The “OPEC +” group will meet tomorrow, Wednesday, via the Internet, to discuss oil production policy, and it is likely to adhere to its current policy of gradual increases in oil production.
This meeting comes as oil prices continue to rise, amid the ongoing war that Russia is waging against Ukraine, with the countries of the world continuing to announce new sanctions against Moscow.
Reuters quoted two sources as saying that the Russian invasion of Ukraine has not yet affected the progress of the supply agreement between OPEC and its allies.
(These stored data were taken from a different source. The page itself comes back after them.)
# mika314/melonix

Hardware: AMD Instinct MI355X
Metric: STFT+pitch+resynth frames/sec (48 kHz, 4096 FFT, 256 hop); % HBM roofline (higher is better)
Workload: dtype f32

## Files before the change

melonix_amd/csrc/capi_ctx.cpp:

```cpp
#include "capi_internal.h"
#include "stft_tables.h"

using namespace mx;

namespace mx {
namespace {
thread_local char g_err[512] = "";
}
int fail(int code, const char *fmt, ...) noexcept {
  va_list ap;
  va_start(ap, fmt);
  vsnprintf(g_err, sizeof(g_err), fmt, ap);
  va_end(ap);
  return code;
}

int default_frames_per_block(int N, int mode, int hop, int64_t count) {
  if (const char *e = getenv("MELONIX_FRAMES_PER_BLOCK")) {
    const int v = atoi(e);
    if (v > 0) return v;
  }
  const int cap = stft_frames_per_block_cap(N, mode, hop);
  const int64_t want_blocks = 2048;
  const int64_t want = std::max<int64_t>(1, std::min<int64_t>(cap, count / want_blocks));
  int g = 1;
  while (2 * g <= want) g *= 2;
  return g;
}

template <class P>
int build_tables(NTables &t) {
  constexpr int N = P::N;
  const auto tw2 = make_tw2<P>();
  const auto tw3 = make_tw3<P>();
  const auto ub = make_ubase<P>();
  HIP_TRY(hipMalloc(&t.tw2, tw2.size() * sizeof(float2)));
  HIP_TRY(hipMalloc(&t.tw3, tw3.size() * sizeof(float2)));
  HIP_TRY(hipMalloc(&t.ubase, ub.size() * sizeof(float2)));
  HIP_TRY(hipMemcpy(t.tw2, tw2.data(), tw2.size() * sizeof(float2), hipMemcpyHostToDevice));
  HIP_TRY(hipMemcpy(t.tw3, tw3.data(), tw3.size() * sizeof(float2), hipMemcpyHostToDevice));
  HIP_TRY(hipMemcpy(t.ubase, ub.data(), ub.size() * sizeof(float2), hipMemcpyHostToDevice));
  t.wext_host = make_wext(fold_scale(N));
  HIP_TRY(hipMalloc(&t.wext, t.wext_host.size() * sizeof(float)));
  HIP_TRY(hipMemcpy(t.wext, t.wext_host.data(), t.wext_host.size() * sizeof(float), hipMemcpyHostToDevice));
  return MX_OK;
}

int get_tables(mx_ctx *ctx, int N, NTables &out) {
  std::lock_guard<std::mutex> lk(ctx->mu);
  auto it = ctx->tables.find(N);
  if (it != ctx->tables.end()) {
    out = it->second;
    return MX_OK;
  }
  NTables t;
  int rc;
  switch (N) {
    case 4096: rc = build_tables<Plan<4096, kPlan4096E>>(t); break;
    case 16384: rc = build_tables<Plan<16384, 32>>(t); break;
    case 32768: rc = build_tables<Plan<32768, 32>>(t); break;
    default: return fail(MX_ERR_INVALID, "unsupported FFT size %d (supported: 4096, 16384, 32768)", N);
  }
  if (rc) return rc;
  ctx->tables[N] = t;
  out = t;
  return MX_OK;
}

int get_wtab(mx_ctx *ctx, int N, int hop, const NTables &nt, const float **out) {
  std::lock_guard<std::mutex> lk(ctx->mu);
  const auto key = std::make_pair(N, hop);
  auto it = ctx->wtabs.find(key);
  if (it != ctx->wtabs.end()) {
    *out = it->second;
    return MX_OK;
  }
  const std::vector<float> w = make_wtab(N, hop, nt.wext_host);
  float *d = nullptr;
  HIP_TRY(hipMalloc(&d, w.size() * sizeof(float)));
  HIP_TRY(hipMemcpy(d, w.data(), w.size() * sizeof(float), hipMemcpyHostToDevice));
  ctx->wtabs[key] = d;
  *out = d;
  return MX_OK;
}

int check_common(mx_ctx *ctx, const mx_audio *a, int N, int64_t count, int &kmin, int &kmax) {
  if (!ctx || !a) return fail(MX_ERR_INVALID, "null context or audio handle");
  if (N != 4096 && N != 16384 && N != 32768)
    return fail(MX_ERR_INVALID, "unsupported FFT size %d (supported: 4096, 16384, 32768)", N);
  if (count < 0) return fail(MX_ERR_INVALID, "negative frame count");
  if (kmin < 0 && kmax < 0) mx_pitch_band(N, 48000, &kmin, &kmax);
  kmin = std::max(kmin, 0);
  kmax = std::min(kmax, N / 2 - 1);
  if (kmin > kmax) return fail(MX_ERR_INVALID, "empty pitch band [%d,%d]", kmin, kmax);
  return MX_OK;
}

int stft_launch(mx_ctx *ctx, const mx_audio *a, int N, int mode, int hop, int64_t first_frame,
                const int32_t *d_ranges, int64_t count, int kmin, int kmax, float *d_mags,
                mx_pitch *d_pitch, uint8_t *d_rgb, float cmap_k, int run_length) {
  HIP_TRY(hipSetDevice(ctx->device));
  NTables t;
  int rc = get_tables(ctx, N, t);
  if (rc) return rc;
  StftArgs s{};
  s.audio = a->d_padded;
  s.n = a->n;
  s.wext = t.wext;
  s.decay = hop_decay(hop);
  s.tw2 = t.tw2;
  s.tw3 = t.tw3;
  s.ubase = t.ubase;
  s.ranges = d_ranges;
  s.hop = hop;
  s.first_frame = first_frame;
  s.count = count;
  s.kmin = kmin;
  s.kmax = kmax;
  s.mags = d_mags;
  s.pitch = d_pitch;
  s.rgb = d_rgb;
  s.cmap_k = cmap_k;
  s.frames_per_block = (mode != kRanges && ctx->frames_per_block > 0) ? ctx->frames_per_block
                       : run_length > 0                              ? run_length
                                                                     : default_frames_per_block(N, mode, hop, count);
  if (mode != kRanges) {
    rc = get_wtab(ctx, N, hop, t, &s.wtab);
    if (rc) return rc;
  }
  HIP_TRY(launch_stft(N, mode, s, ctx->stream));
  return MX_OK;
}

int64_t chunk_frames(int N) { return std::max<int64_t>(1, (int64_t)(1ull << 30) / ((int64_t)(N / 2) * 4)); }

void stage_trim(mx_ctx *ctx) {
  for (auto &st : ctx->stage)
    if (st.cap > ((size_t)256 << 20)) st.drop();
}

}

extern "C" {

const char *mx_last_error(void) { return g_err; }
#ifndef MX_SRC_SHA
#define MX_SRC_SHA "unknown"
#endif
const char *mx_version(void) { return "melonix_amd 0.1.0 gfx950 src:" MX_SRC_SHA; }

int mx_ctx_create(int device, mx_ctx **out) {
  return mx_guard([&]() -> int {
    if (!out) return fail(MX_ERR_INVALID, "out is null");
    *out = nullptr;
    int ndev = 0;
    hipError_t e = hipGetDeviceCount(&ndev);
    if (e != hipSuccess || ndev <= 0)
      return fail(MX_ERR_DEVICE, "no HIP device visible (%s); melonix_amd has no CPU path",
                  e == hipSuccess ? "device count is 0" : hipGetErrorString(e));
    if (device < 0 || device >= ndev) return fail(MX_ERR_INVALID, "device %d out of range [0,%d)", device, ndev);
    hipDeviceProp_t prop;
    HIP_TRY(hipGetDeviceProperties(&prop, device));
    if (strncmp(prop.gcnArchName, "gfx950", 6) != 0)
      return fail(MX_ERR_DEVICE, "device %d is %s; this library carries gfx950 (MI355X) code objects only", device,
                  prop.gcnArchName);
    HIP_TRY(hipSetDevice(device));
    mx_ctx *c = new (std::nothrow) mx_ctx();
    if (!c) return fail(MX_ERR_NOMEM, "out of host memory");
    c->device = device;
    e = hipStreamCreateWithFlags(&c->own_stream, hipStreamNonBlocking);
    if (e != hipSuccess) {
      delete c;
      return fail(MX_ERR_DEVICE, "hipStreamCreate: %s", hipGetErrorString(e));
    }
    c->stream = c->own_stream;
    *out = c;
    return MX_OK;
  });
}

void mx_ctx_destroy(mx_ctx *ctx) {
  mx_guard_void([&] {
    if (!ctx) return;
    hipSetDevice(ctx->device);
    hipStreamSynchronize(ctx->stream);
    for (auto &kv : ctx->tables) {
      hipFree(kv.second.tw2);
      hipFree(kv.second.tw3);
      hipFree(kv.second.ubase);
      hipFree(kv.second.wext);
    }
    for (auto &kv : ctx->wtabs) hipFree(kv.second);
    for (auto &st : ctx->stage) st.drop();
    for (auto &st : ctx->chain) st.drop();
    for (auto &st : ctx->f0dec) st.drop();
    pv_release(ctx);
    hipStreamDestroy(ctx->own_stream);
    delete ctx;
  });
}

int mx_ctx_set_stream(mx_ctx *ctx, void *hip_stream) {
  return mx_guard([&]() -> int {
    if (!ctx) return fail(MX_ERR_INVALID, "null context");
    ctx->stream = (hipStream_t)hip_stream;
    return MX_OK;
  });
}

int mx_ctx_use_own_stream(mx_ctx *ctx) {
  return mx_guard([&]() -> int {
    if (!ctx) return fail(MX_ERR_INVALID, "null context");
    ctx->stream = ctx->own_stream;
    return MX_OK;
  });
}

int mx_ctx_synchronize(mx_ctx *ctx) {
  return mx_guard([&]() -> int {
    if (!ctx) return fail(MX_ERR_INVALID, "null context");
    HIP_TRY(hipStreamSynchronize(ctx->stream));
    return MX_OK;
  });
}

int mx_ctx_release_scratch(mx_ctx *ctx) {
  return mx_guard([&]() -> int {
    if (!ctx) return fail(MX_ERR_INVALID, "null context");
    HIP_TRY(hipSetDevice(ctx->device));
    {
      std::lock_guard<std::mutex> lk(ctx->stage_mu);
      for (auto &st : ctx->stage) st.drop();
    }
    {
      std::lock_guard<std::mutex> lk(ctx->pv_mu);
      pv_release(ctx);
      ctx->pv_budget_auto = 0;
      ctx->pv_rec_full = false;
    }
    {
      std::lock_guard<std::mutex> lk(ctx->zc_mu);
      ctx->zc_scratch = ZcBitmaps{};
      for (auto &st : ctx->chain) st.drop();
    }
    {
      std::lock_guard<std::mutex> lk(ctx->f0_mu);
      for (auto &st : ctx->f0dec) st.drop();
    }
    return MX_OK;
  });
}

int mx_pinned_alloc(mx_ctx *ctx, size_t bytes, void **out) {
  return mx_guard([&]() -> int {
    if (!ctx || !out) return fail(MX_ERR_INVALID, "null context / out");
    *out = nullptr;
    if (bytes == 0) return MX_OK;
    HIP_TRY(hipSetDevice(ctx->device));
    const hipError_t e = hipHostMalloc(out, bytes, hipHostMallocDefault);
    if (e != hipSuccess) {
      *out = nullptr;
      return fail(MX_ERR_NOMEM, "hipHostMalloc(%zu): %s", bytes, hipGetErrorString(e));
    }
    return MX_OK;
  });
}

void mx_pinned_free(mx_ctx *ctx, void *p) {
  mx_guard_void([&] {
    if (!p) return;
    if (ctx) hipSetDevice(ctx->device);
    hipHostFree(p);
  });
}

int mx_ctx_set_frames_per_block(mx_ctx *ctx, int g) {
  return mx_guard([&]() -> int {
    if (!ctx || g < 0) return fail(MX_ERR_INVALID, "bad argument");
    ctx->frames_per_block = g;
    return MX_OK;
  });
}

int mx_audio_upload(mx_ctx *ctx, const float *host_wav, int64_t n, mx_audio **out) {
  return mx_guard([&]() -> int {
    if (!ctx || !out || n < 0 || (n > 0 && !host_wav)) return fail(MX_ERR_INVALID, "bad argument");
    if (n > 0x7fffffffLL - 2 * MX_AUDIO_PAD)
      return fail(MX_ERR_INVALID, "audio longer than the reference's int sample indices allow");
    HIP_TRY(hipSetDevice(ctx->device));
    mx_audio *a = new (std::nothrow) mx_audio();
    if (!a) return fail(MX_ERR_NOMEM, "out of host memory");
    const size_t total = (size_t)n + 2 * (size_t)MX_AUDIO_PAD;
    hipError_t e = hipMalloc(&a->d_padded, total * sizeof(float));
    if (e == hipSuccess) e = hipMemsetAsync(a->d_padded, 0, total * sizeof(float), ctx->stream);
    if (e == hipSuccess && n > 0)
      e = hipMemcpyAsync(a->d_padded + MX_AUDIO_PAD, host_wav, (size_t)n * sizeof(float), hipMemcpyHostToDevice,
                         ctx->stream);
    if (e == hipSuccess) e = hipStreamSynchronize(ctx->stream);
    if (e != hipSuccess) {
      if (a->d_padded) hipFree(a->d_padded);
      delete a;
      return fail(MX_ERR_DEVICE, "audio upload: %s", hipGetErrorString(e));
    }
    a->n = n;
    a->owned = true;
    *out = a;
    return MX_OK;
  });
}

int mx_audio_wrap_device(mx_ctx *ctx, const float *d_padded, int64_t n, mx_audio **out) {
  return mx_guard([&]() -> int {
    if (!ctx || !out || !d_padded || n < 0) return fail(MX_ERR_INVALID, "bad argument");
    if (reinterpret_cast<uintptr_t>(d_padded) & 15)
      return fail(MX_ERR_INVALID, "device audio buffer must be 16-byte aligned");
    mx_audio *a = new (std::nothrow) mx_audio();
    if (!a) return fail(MX_ERR_NOMEM, "out of host memory");
    a->d_padded = const_cast<float *>(d_padded);
    a->n = n;
    a->owned = false;
    *out = a;
    return MX_OK;
  });
}

int64_t mx_audio_length(const mx_audio *a) {
  return mx_guard([&]() -> int64_t {
    return a ? a->n : -1;
  });
}

int mx_audio_free(mx_ctx *ctx, mx_audio *a) {
  return mx_guard([&]() -> int {
    if (!a) return MX_OK;
    if (a->owned) {
      if (ctx) {
        hipSetDevice(ctx->device);
        hipStreamSynchronize(ctx->stream);
      }
      hipFree(a->d_padded);
    }
    delete a;
    return MX_OK;
  });
}
void mx_free(void *p) {
  mx_guard_void([&] {
    free(p);
  });
}

}
```

melonix_amd/csrc/kernels.h:

```cpp
#pragma once
#include <hip/hip_runtime.h>
#include <stdint.h>

#include "../../include/melonix_amd.h"

namespace mx {

enum StftMode {
  kBulkAligned = 0,
  kBulkAny = 1,
  kRanges = 2,
};

struct StftArgs {
  const float *audio;
  int64_t n;
  const float *wtab;
  const float *wext;
  float decay;
  const float2 *tw2;
  const float2 *tw3;
  const float2 *ubase;
  const int32_t *ranges;
  int hop;
  int64_t first_frame;
  int64_t count;
  int kmin, kmax;
  float *mags;
  mx_pitch *pitch;
  uint8_t *rgb;
  float cmap_k;
  int frames_per_block;
};

hipError_t launch_stft(int N, int mode, const StftArgs &a, hipStream_t s);
constexpr int kPlan4096E = 16;
int stft_points_per_thread(int N);
int stft_frames_per_block_cap(int N, int mode, int hop);

struct ResynthArgs {
  const float *audio;
  const mx_step *steps;
  int64_t nsteps;
  int64_t nsamples;
  float *pcm_f32;
  int16_t *pcm_i16;
};
hipError_t launch_resynth(const ResynthArgs &a, hipStream_t s);
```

In this context, the Saudi Cabinet, in its weekly meeting today, affirmed the Kingdom’s keenness on the stability of oil markets and its commitment to the “OPEC +” agreement, which includes members of “OPEC”, Russia, and other allies.
Russian news agencies reported that Russian President Vladimir Putin discussed with Abu Dhabi Crown Prince Sheikh Mohammed bin Zayed Al Nahyan, in a phone call, the “OPEC +” oil agreement, and they pledged to continue coordination with regard to global energy markets.
Oil prices
The price of a barrel of Brent crude rose more than 5 percent on Tuesday, amid growing investor fears of supply disruptions with the tightening of Western sanctions on Russia.
The price of a barrel of European benchmark Brent North Sea crude for delivery in May increased by 5.01 percent to reach $102.88. The price of a barrel of West Texas Intermediate crude for April delivery reached $99.58, an increase of 3.83 percent.
In addition, “Reuters”, quoting sources, reported that the company that owns the Russian gas pipeline “Nord Stream 2” from Moscow to Germany, which is based in Switzerland, is considering filing for bankruptcy, and is trying to settle the claims before the deadline for US sanctions that will be imposed on them starting tomorrow.